- Born: Myron Edward Ullman III November 26, 1946 Youngstown, Ohio, U.S.
- Died: August 6, 2024 (aged 77) Colorado, U.S.
- Education: University of Cincinnati
- Occupation: Businessman
- Spouse: Cathy Emmons ​(m. 1969)​
- Children: 6

= Myron E. Ullman =

American businessman (1946–2024)

Myron Edward "Mike" Ullman III (November 26, 1946 – August 6, 2024) was an American businessman. During his career, he led Macy's and was the chairman and CEO of J. C. Penney. Ullman served as Penney's CEO twice: first from December 2004 through October 2011, when he was succeeded by Ron Johnson, and then again after Johnson's departure, from April 2013 through July 2015 when Ullman stepped down.

==Background==
Born in Youngstown, Ohio, on November 26, 1946, Ullman had six siblings, and his parents were residents of Canfield, Ohio, where he grew up.
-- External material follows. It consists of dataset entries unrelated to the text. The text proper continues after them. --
@@ -391,7 +396,7 @@
         n_sel = len(sel)
         need_grad = n_sel > 0 and len(diff) > 0
         xyzs = xyzs.contiguous().float()
-        if fixed is not None:
+        if fixed is not None and fixed.plan is not None:
             ctx.plan = fixed.plan if need_grad else None
         else:
             ctx.plan = ScatterPlan(xyzs, bound) if need_grad and xyzs.shape[0] >= binned_min_points() else None
diff --git a/nerf_signature_amd/network.py b/nerf_signature_amd/network.py
--- a/nerf_signature_amd/network.py
+++ b/nerf_signature_amd/network.py
@@ -216,6 +216,13 @@
         rec["grid_key"] = self.grid_key()
         return rec
 
+    def gather_ahead(self, rec):
+        if rec.get("ahead") is None:
+            rec["ahead"] = fo.FixedPoints(rec["xyzs"], self.bound, self.encoder.tables(), keep_plan=False)
+        else:
+            rec["ahead"].refresh(rec["xyzs"], self.encoder.tables())
+        return rec["ahead"]
+
     def density(self, x, message=None):
         selected, _, S = self._select(message)
         if torch.is_grad_enabled() and x.is_cuda and len(selected) and any(t.requires_grad for t in selected):
diff --git a/nerf_signature_amd/renderer.py b/nerf_signature_amd/renderer.py
--- a/nerf_signature_amd/renderer.py
+++ b/nerf_signature_amd/renderer.py
@@ -267,7 +267,20 @@
     def _rays_key(o, d):
         return (o.data_ptr(), o._version, d.data_ptr(), d._version, o.shape[0])
 
-    def march_ahead(self, rays_o, rays_d, dt_gamma=0, max_steps=1024, perturb=False, phase="all", capacity=None, noises=None):
+    STAGED_KEYS = ("nears", "fars", "xyzs", "dirs", "deltas", "rays", "counter")
+
+    @staticmethod
+    def staging_buffers(rec):
+        if rec.get("staged") is None:
+            rec["staged"] = {k: torch.empty_like(rec[k]) for k in ("nears", "fars", "xyzs", "dirs", "deltas", "rays", "counts", "t_rec")}
+            rec["staged"].update(counter=torch.zeros_like(rec["counter"]), noises=None)
+        return rec["staged"]
+
+    def promote_staged(self, rec):
+        for k in self.STAGED_KEYS:
+            rec[k].copy_(rec["staged"][k])
+
+    def march_ahead(self, rays_o, rays_d, dt_gamma=0, max_steps=1024, perturb=False, phase="all", capacity=None, noises=None, staged=False):
         if not hasattr(self, "_marched"):
             self._marched = {}
         prefix, o, d = self._flatten_rays(rays_o, rays_d)
@@ -287,6 +300,9 @@
                    "noises": None}
         if rec["max_steps"] != int(max_steps):
             raise ValueError("march_ahead: max_steps changed for rays that were marched before")
+        owner = rec
+        if staged:
+            rec = self.staging_buffers(owner)
         N = o.shape[0]
         geom = (float(self.bound), float(dt_gamma), int(max_steps), N, int(self.cascade), int(self.grid_size))
         if phase in ("all", "count") and not raymarching.fused_limits():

He attended the University of Cincinnati and graduated in 1969; later that year, he married Cathy Emons, with whom he would go on to have six children.

==Career==
Ullman began his career at IBM and went on to work at the University of Cincinnati as its vice president for business affairs. In the 1980s, he worked for Federated Department Stores and Hong Kong's Wharf Holdings.

Ullman served as a White House Fellow in the Office of the United States Trade Representative in 1981-82.

Ullman joined Macy's in 1988 and was its CEO from 1992 to 1995. Thereafter, he spent a stint at DFS Group, during which it was acquired by LVMH. He then began his stints at J. C. Penney, during which he sought to differentiate it from its competition by embracing higher-end brands.

On June 26, 2018, Ullman succeeded Howard Schultz as Chairman of Starbucks Corporation. He held that position until 2021.

Ullman was on the boards of numerous charitable organizations, including serving as Chairman of Mercy Ships from 2001 to 2021 and as a founding board member of Mother's Choice, a foster care charity in Hong Kong.

==Health and death==
Ullman had a neurological disorder which gradually limited his mobility. He adapted to this by often using a Segway.

Ullman died on August 6, 2024, at the age of 77, from complications of cancer and Alzheimer's disease. Sources differed on whether he died at his home in Montrose, Colorado, or a hospice in Grand Junction, Colorado.